Task input:

------------------------

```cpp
__global__ __launch_bounds__(kTile* kTile) void syrk_chain_kernel(const double* __restrict__ M0, int n, int k0,
                                                                 double* gbufs, double* trs, double* fros, double* gave_up,
                                                                 Rank1Ctl* __restrict__ ctl, int n_squarings) {
  constexpr int KC = 128, KW = 8, LDP = KC + 2;
  __shared__ __attribute__((aligned(16))) double pan[2][kTile][LDP];
  __shared__ double red[2][4][kTile * kTile];
  __shared__ double diag[2][kTile];
  __shared__ double fsum[2][4];
  __shared__ double cfro[2][4];
  __shared__ double ctr[2][kTile];
  __shared__ int cdead[2];
  const int tx = threadIdx.x, ty = threadIdx.y, tid = ty * kTile + tx;
  const int lane = tid & 63, wv = tid >> 6, ri = lane & 15, kq = lane >> 4;
  const int nt = (n + kTile - 1) / kTile, nt2 = nt * nt;
  const int i0 = blockIdx.y * kTile, j0 = blockIdx.x * kTile;
  const bool first_wg = blockIdx.x == 0 && blockIdx.y == 0;
  const bool ra = (i0 + ri) < n, rb = (j0 + ri) < n;
  const int cl = 32 * wv + KW * kq;
  const int64_t nn = (int64_t)n * n;
  const double qnan = __longlong_as_double(0x7FF8000000000000ll);
  bool dead = false;
  if (first_wg && tid == 0) { ctl->done = 0; ctl->final_buf = -1; ctl->steps_used = 0; ctl->last_step = -1; }
  if (tid < 2) cdead[tid] = 0;
  int last_step = -1;
  for (int step = 0; step <= n_squarings; ++step) {
    if (last_step >= 0) break;
    const int par = step & 1;
    const double* __restrict__ M = step == 0 ? M0 : gbufs + (int64_t)(step - 1) * nn;
    const int k = step == 0 ? k0 : n, ld = k;
    double* C = gbufs + (int64_t)step * nn;
    double a[KW], b[KW];
    double scale = 1.0;
    bool input_is_result = false;
    d4r_t acc = d4r_t{0.0, 0.0, 0.0, 0.0};
    CHAIN_STAMP(0);
    for (int kk = 0; kk < k; kk += KC) {
      if (step == 0) {
        const double* __restrict__ rowa = M + (int64_t)(ra ? i0 + ri : 0) * ld;
        const double* __restrict__ rowb = M + (int64_t)(rb ? j0 + ri : 0) * ld;
#pragma unroll
        for (int s2 = 0; s2 < KW; ++s2) {
          const int c = kk + cl + s2;
          const int cc = (c < k) ? c : 0;
          a[s2] = rowa[cc];
          b[s2] = rowb[cc];
        }
      } else {
        double va[8], vb[8], trv = 0.0, f = 0.0;
        const bool first_chunk = kk == 0;
        const double* tp = trs + (int64_t)(step - 1) * nt;
        const double* fp = fros + (int64_t)(step - 1) * nt2;
        unsigned offa[8], offb[8];
#pragma unroll
        for (int i = 0; i < 8; ++i) {
          const int e = tid + 256 * i, r = e >> 7, c = kk + (e & 127);
          const int cc = (c < k) ? c : 0;
          const int rra = (i0 + r < n) ? i0 + r : 0, rrb = (j0 + r < n) ? j0 + r : 0;
// ... 275 lines not shown
    if (bestv[w] > bv || (bestv[w] == bv && besti[w] < bi)) { bv = bestv[w]; bi = besti[w]; }
  const bool gv = gave && !chain_empty(chain_ld(gave));
  const double sgn = gv ? __longlong_as_double(0x7FF8000000000000ll) : ((vb[bi] < 0.0) ? -1.0 : 1.0);
  double* lx = x_is_A ? sA : sB;
  double* ly = x_is_A ? sB : sA;
  double* ox = x_is_A ? wA : wB;
  double* oy = x_is_A ? wB : wA;
  const bool store = blockIdx.x == 0;
  for (int i = threadIdx.x; i < n; i += 1024) {
    const double v = sgn * (x[i] / nx);
    lx[i] = v;
    if (store) ox[i] = v;
  }
  for (int i = threadIdx.x; i < k; i += 1024) {
    const double v = sgn * (y[i] / ny);
    ly[i] = v;
    if (store) oy[i] = v;
  }
  if (store && threadIdx.x == 0) rank1_write_info(info, ctl, gave);
  __syncthreads();
  using VT = Pack<double, 2>;
  const int64_t P = (int64_t)A * B;
  const int64_t step = (int64_t)1024 * 2;
  const double* __restrict__ xr = S + (int64_t)blockIdx.x * P;
  KronWalk w((int64_t)threadIdx.x * 2, step, B);
  double acc = 0.0;
  int64_t c = (int64_t)threadIdx.x * 2;
  constexpr int UN = 4;
  for (; c + (UN - 1) * step < P; c += UN * step) {
    VT xs[UN];
#pragma unroll
    for (int u = 0; u < UN; ++u) xs[u] = ld_stream(reinterpret_cast<const VT*>(xr + c + u * step));
#pragma unroll
    for (int u = 0; u < UN; ++u) {
      double d = 0.0;
      d = fma(xs[u].e[0], sB[w.k], d);
      d = fma(xs[u].e[1], sB[w.k + 1], d);
      acc = fma(sA[w.j], d, acc);
      w.next();
    }
  }
  for (; c < P; c += step) {
    const VT xv = ld_stream(reinterpret_cast<const VT*>(xr + c));
    double d = 0.0;
    d = fma(xv.e[0], sB[w.k], d);
    d = fma(xv.e[1], sB[w.k + 1], d);
    acc = fma(sA[w.j], d, acc);
    w.next();
  }
  acc = block_sum(acc, red[0]);
  if (threadIdx.x == 0) t[blockIdx.x] = acc;
}

static inline size_t align_up(size_t x, size_t a) { return (x + a - 1) / a * a; }

static std::atomic<int> g_chain_on{1};

static int chain_slots() {
  static int slots = 0;
  if (slots == 0) {
    int dev = 0, cus = 0;
    if (hipGetDevice(&dev) != hipSuccess || hipDeviceGetAttribute(&cus, hipDeviceAttributeMultiprocessorCount, dev) != hipSuccess || cus <= 0) cus = 256;
    slots = 2 * cus;
  }
  return slots;
}

}

using namespace cmtfpls;

extern "C" {

size_t cmtfpls_rank1_workspace_bytes(int A, int B) {
  if (A <= 0 || B <= 0) return 0;
  const size_t n = (size_t)(A < B ? A : B), k = (size_t)(A < B ? B : A);
  const size_t nt = (n + kTile - 1) / kTile;
  const size_t chain = nt * nt <= 256 ? align_up(((size_t)(kChainMaxSteps + 1) * (n * n + nt + nt * nt) + 1) * sizeof(double), 256) : 0;
  return align_up(rank1_ctl_bytes((int)nt), 256) + 3 * align_up(n * n * sizeof(double), 256) +
         align_up((size_t)A * B * sizeof(double), 256) + align_up(n * sizeof(double), 256) + align_up(k * sizeof(double), 256) + chain;
}

static int rank1_run(const double* Z, int A, int B, double* wA, double* wB, double* sigma, double* info,
                     int n_squarings, void* ws, size_t ws_bytes, void* stream, const double* S, int M, double* tq, bool allow_chain = true);

int cmtfpls_rank1_f64(const double* Z, int A, int B, double* wA, double* wB, double* sigma, double* info,
                      int n_squarings, void* ws, size_t ws_bytes, void* stream) {
  return rank1_run(Z, A, B, wA, wB, sigma, info, n_squarings, ws, ws_bytes, stream, nullptr, 0, nullptr);
}

#ifdef CMTFPLS_CHAIN_PROFILE
int cmtfpls_debug_chain_prof(unsigned long long* out) { return (int)hipMemcpyFromSymbol(out, HIP_SYMBOL(g_chain_prof), sizeof(unsigned long long) * 1024); }
#endif
void cmtfpls_rank1_chain_enable(int on) { g_chain_on.store((on == 1 || on == 2) ? on : 0, std::memory_order_relaxed); }
int cmtfpls_rank1_chain_enabled(void) { return g_chain_on.load(std::memory_order_relaxed); }

int cmtfpls_rank1_launches_f64(const double* Z, int A, int B, double* wA, double* wB, double* sigma, double* info,
                               int n_squarings, void* ws, size_t ws_bytes, void* stream) {
  return rank1_run(Z, A, B, wA, wB, sigma, info, n_squarings, ws, ws_bytes, stream, nullptr, 0, nullptr, false);
}

int cmtfpls_rank1_score_f64(const double* Z, int A, int B, double* wA, double* wB, double* info, int n_squarings,
                            const double* S, int M, double* tq, void* ws, size_t ws_bytes, void* stream) {
  if (!S || !tq || M <= 0) { set_error("rank1_score: bad argument"); return CMTFPLS_EINVAL; }
  const int64_t P = (int64_t)A * B;
  if (M > 64 || P < 8192 || (B % 2) != 0 || ((size_t)(((A + 1) & ~1) + B) * sizeof(double)) > 60 * 1024 ||
      (reinterpret_cast<uintptr_t>(S) & 15) != 0) {
    int rc = cmtfpls_rank1_f64(Z, A, B, wA, wB, nullptr, info, n_squarings, ws, ws_bytes, stream);
    if (rc == CMTFPLS_OK) rc = cmtfpls_score_s_f64(S, M, A, B, wA, wB, tq, stream);
    return rc;
  }
  return rank1_run(Z, A, B, wA, wB, nullptr, info, n_squarings, ws, ws_bytes, stream, S, M, tq);
}

static int rank1_run(const double* Z, int A, int B, double* wA, double* wB, double* sigma, double* info,
                     int n_squarings, void* ws, size_t ws_bytes, void* stream, const double* S, int M, double* tq, bool allow_chain) {
  if (!Z || !wA || !wB || A <= 0 || B <= 0) { set_error("rank1: bad argument"); return CMTFPLS_EINVAL; }
  const int n = A < B ? A : B, k = A < B ? B : A;
  if (n > kTile * kMaxTiles) { set_error("rank1: min(A, B) > 4096 unsupported"); return CMTFPLS_EUNSUPPORTED; }
  if ((size_t)n * sizeof(double) > 64 * 1024) { set_error("rank1: seed exceeds the LDS"); return CMTFPLS_EUNSUPPORTED; }
  if (n_squarings < 1) n_squarings = 1;
  if (n_squarings > kMaxSteps) n_squarings = kMaxSteps;
  if (!ws || ws_bytes < cmtfpls_rank1_workspace_bytes(A, B)) { set_error("rank1: workspace too small"); return CMTFPLS_EWORKSPACE; }
  hipStream_t st = (hipStream_t)stream;
  char* p = static_cast<char*>(ws);
  Rank1Ctl* ctl = reinterpret_cast<Rank1Ctl*>(p);
  p += align_up(rank1_ctl_bytes((n + kTile - 1) / kTile), 256);
  double* buf0 = reinterpret_cast<double*>(p);
  p += align_up((size_t)n * n * sizeof(double), 256);
  double* buf1 = reinterpret_cast<double*>(p);
  p += align_up((size_t)n * n * sizeof(double), 256);
  double* g0keep = reinterpret_cast<double*>(p);
  p += align_up((size_t)n * n * sizeof(double), 256);
  double* Zt = reinterpret_cast<double*>(p);
  p += align_up((size_t)A * B * sizeof(double), 256);
  double* xv = reinterpret_cast<double*>(p);
  p += align_up((size_t)n * sizeof(double), 256);
  double* yv = reinterpret_cast<double*>(p);
  p += align_up((size_t)k * sizeof(double), 256);
  double* chain_region = reinterpret_cast<double*>(p);

  const double* M0 = Z;
  if (A > B) {
    const int64_t tot = (int64_t)A * B;
    hipLaunchKernelGGL(transpose_kernel, dim3((unsigned)((tot + 255) / 256)), dim3(256), 0, st, Z, A, B, Zt);
    M0 = Zt;
  }
  const int nt = (n + kTile - 1) / kTile;
  const dim3 grid(nt, nt), block(kTile, kTile);
  const int ny_blocks = (k + 31) / 32;
  const double* gave = nullptr;
  if (allow_chain && g_chain_on.load(std::memory_order_relaxed) && nt * nt <= 256 && nt * nt <= chain_slots() && n_squarings <= kChainMaxSteps) {
    const size_t nn = (size_t)n * n, steps = (size_t)n_squarings + 1;
    double* gbufs = chain_region;
    double* trs = gbufs + steps * nn;
    double* fros = trs + steps * nt;
    double* gave_up = fros + steps * (size_t)nt * nt;
    gave = gave_up;
    const int64_t words = (int64_t)(steps * (nn + nt + (size_t)nt * nt) + 1);
    hipLaunchKernelGGL(chain_preset_kernel, dim3((unsigned)((words + 2047) / 2048)), dim3(256), 0, st, reinterpret_cast<unsigned long long*>(chain_region), words);
    const dim3 cgrid(nt, (g_chain_on.load(std::memory_order_relaxed) == 2 && nt > 1) ? nt - 1 : nt);
    hipLaunchKernelGGL(syrk_chain_kernel, cgrid, block, 0, st, M0, n, k, gbufs, trs, fros, gave_up, ctl, n_squarings);
    hipLaunchKernelGGL(rank1_seed_xy_kernel, dim3(ny_blocks + (n + 3) / 4), dim3(256), (size_t)n * sizeof(double), st,
                       M0, n, k, gbufs, (int64_t)nn, gbufs, ctl, n_squarings, ny_blocks, yv, xv);
  } else {
    hipLaunchKernelGGL(syrk_step_kernel, grid, block, 0, st, M0, n, k, k, buf0, ctl, 0, 0, g0keep);
    for (int s = 1; s <= n_squarings; ++s) {
      const double* in = (s & 1) ? buf0 : buf1;
      double* out = (s & 1) ? buf1 : buf0;
      hipLaunchKernelGGL(syrk_step_kernel, grid, block, 0, st, in, n, n, n, out, ctl, s, s & 1, (double*)nullptr);
    }
    hipLaunchKernelGGL(rank1_seed_xy_kernel, dim3(ny_blocks + (n + 3) / 4), dim3(256), (size_t)n * sizeof(double), st,
                       M0, n, k, buf0, (int64_t)(buf1 - buf0), g0keep, ctl, n_squarings & 1, ny_blocks, yv, xv);
  }
  if (S) {
    const size_t lds = (size_t)(((A + 1) & ~1) + B) * sizeof(double);
    hipLaunchKernelGGL(rank1_final_score_kernel, dim3((unsigned)M), dim3(1024), lds, st, xv, yv, n, k, (A <= B) ? 1 : 0, ctl, wA, wB, info,
                       S, A, B, tq, gave);
    return check_launch("rank1_score");
  }
  hipLaunchKernelGGL(rank1_final_kernel, dim3(1), dim3(1024), 0, st, xv, yv, n, k, (A <= B) ? 1 : 0, ctl, wA, wB, sigma, info, gave);
  return check_launch("rank1");
}

}
```

cmtf_pls_amd/csrc/runtime.hip:

```cpp
#include <string.h>

#include "common.hpp"

namespace cmtfpls {

static thread_local char g_err[256] = "";

void set_error(const char* msg) {
  strncpy(g_err, msg, sizeof(g_err) - 1);
  g_err[sizeof(g_err) - 1] = 0;
}

int check_launch(const char* what) {
  const hipError_t e = hipGetLastError();
  if (e == hipSuccess) return CMTFPLS_OK;
  snprintf(g_err, sizeof(g_err), "%s: %s", what, hipGetErrorString(e));
  return CMTFPLS_EHIP;
}

}

extern "C" {
int cmtfpls_abi_version(void) { return 1; }
const char* cmtfpls_last_error(void) { return cmtfpls::g_err; }
int cmtfpls_clear_error(void) {
  const hipError_t e = hipGetLastError();
  cmtfpls::g_err[0] = 0;
  return e == hipSuccess ? 0 : 1;
}

int cmtfpls_status_to_host(const void* src, void* dst_host, size_t bytes, void* event, void* stream) {
  if (!src || !dst_host || bytes == 0) { cmtfpls::set_error("status_to_host: bad argument"); return CMTFPLS_EINVAL; }
  hipStream_t st = (hipStream_t)stream;
  hipError_t e = hipMemcpyAsync(dst_host, src, bytes, hipMemcpyDeviceToHost, st);
  if (e == hipSuccess && event) e = hipEventRecord((hipEvent_t)event, st);
  if (e != hipSuccess) { cmtfpls::set_error(hipGetErrorString(e)); return CMTFPLS_EHIP; }
  return CMTFPLS_OK;
}
}
```

cmtf_pls_amd/csrc/small.hip:

```cpp
#include "common.hpp"

namespace cmtfpls {

void launch_reduce_rows(const double* part, int nrows, int64_t P, double* out, hipStream_t st);

constexpr int kSmallBlocks = 128;
constexpr int kMaxGramDim = 64;
constexpr size_t kSmallWsBytes = (size_t)kSmallBlocks * kMaxGramDim * kMaxGramDim * sizeof(double);

__global__ __launch_bounds__(256) void gram_tn_kernel(const double* __restrict__ A, int lda, int a,
                                                     const double* __restrict__ B, int ldb, int b,
                                                     int64_t I, double* __restrict__ part, int TR) {
  extern __shared__ double lds[];
  double* As = lds;
  double* Bs = lds + TR * a;
  const int ab = a * b;
  const int64_t rows_per = (I + gridDim.x - 1) / gridDim.x;
  const int64_t r0 = (int64_t)blockIdx.x * rows_per;
  const int64_t r1 = (r0 + rows_per < I) ? r0 + rows_per : I;
  double acc[16];
#pragma unroll
  for (int s = 0; s < 16; ++s) acc[s] = 0.0;
  for (int64_t rb = r0; rb < r1; rb += TR) {
    const int nr = (int)((r1 - rb < TR) ? r1 - rb : TR);
    if (lda == a) {
      for (int idx = threadIdx.x; idx < nr * a; idx += 256) As[idx] = A[rb * a + idx];
    } else {
      for (int idx = threadIdx.x; idx < nr * a; idx += 256) As[idx] = A[(rb + idx / a) * lda + idx % a];
    }
    if (ldb == b) {
      for (int idx = threadIdx.x; idx < nr * b; idx += 256) Bs[idx] = B[rb * b + idx];
    } else {
      for (int idx = threadIdx.x; idx < nr * b; idx += 256) Bs[idx] = B[(rb + idx / b) * ldb + idx % b];
    }
    __syncthreads();
#pragma unroll
    for (int s = 0; s < 16; ++s) {
      const int o = threadIdx.x + s * 256;
      if (o < ab) {
        const int p = o / b, q = o % b;
        double v = acc[s];
        for (int r = 0; r < nr; ++r) v = fma(As[r * a + p], Bs[r * b + q], v);
        acc[s] = v;
      }
    }
    __syncthreads();
  }
#pragma unroll
  for (int s = 0; s < 16; ++s) {
    const int o = threadIdx.x + s * 256;
    if (o < ab) part[(int64_t)blockIdx.x * ab + o] = acc[s];
  }
}

__global__ __launch_bounds__(256) void reduce_block_kernel(const double* __restrict__ part, int nblk, int ac, int bc,
                                                          double* __restrict__ C, int ldc) {
  const int o = blockIdx.x * 4 + (threadIdx.x >> 6);
  const int lane = threadIdx.x & 63;
  if (o >= ac * bc) return;
  double s = 0.0;
  for (int r = lane; r < nblk; r += 64) s += part[(int64_t)r * ac * bc + o];
  s = wave_sum(s);
  if (lane == 0) C[(int64_t)(o / bc) * ldc + (o % bc)] = s;
}

__global__ __launch_bounds__(256) void gemv_t_kernel(const double* __restrict__ A, int lda, int a0, int ac,
                                                    const double* __restrict__ v, int ldv, int64_t I,
                                                    double* __restrict__ part, int a_total) {
  __shared__ double red[4][16];
  double acc[16];
#pragma unroll
  for (int e = 0; e < 16; ++e) acc[e] = 0.0;
  for (int64_t i = (int64_t)blockIdx.x * 256 + threadIdx.x; i < I; i += (int64_t)gridDim.x * 256) {
    const double vi = v[i * ldv];
    const double* ar = A + i * lda + a0;
#pragma unroll
    for (int e = 0; e < 16; ++e)
      if (e < ac) acc[e] = fma(ar[e], vi, acc[e]);
  }
  const int lane = threadIdx.x & 63, wv = threadIdx.x >> 6;
#pragma unroll
  for (int e = 0; e < 16; ++e) {
// ... 25 lines not shown
  }
}
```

------------------------

Problem description: Show all lines from the entries that hold "words".

Completed task:
    const int64_t words = (int64_t)(steps * (nn + nt + (size_t)nt * nt) + 1);
    hipLaunchKernelGGL(chain_preset_kernel, dim3((unsigned)((words + 2047) / 2048)), dim3(256), 0, st, reinterpret_cast<unsigned long long*>(chain_region), words);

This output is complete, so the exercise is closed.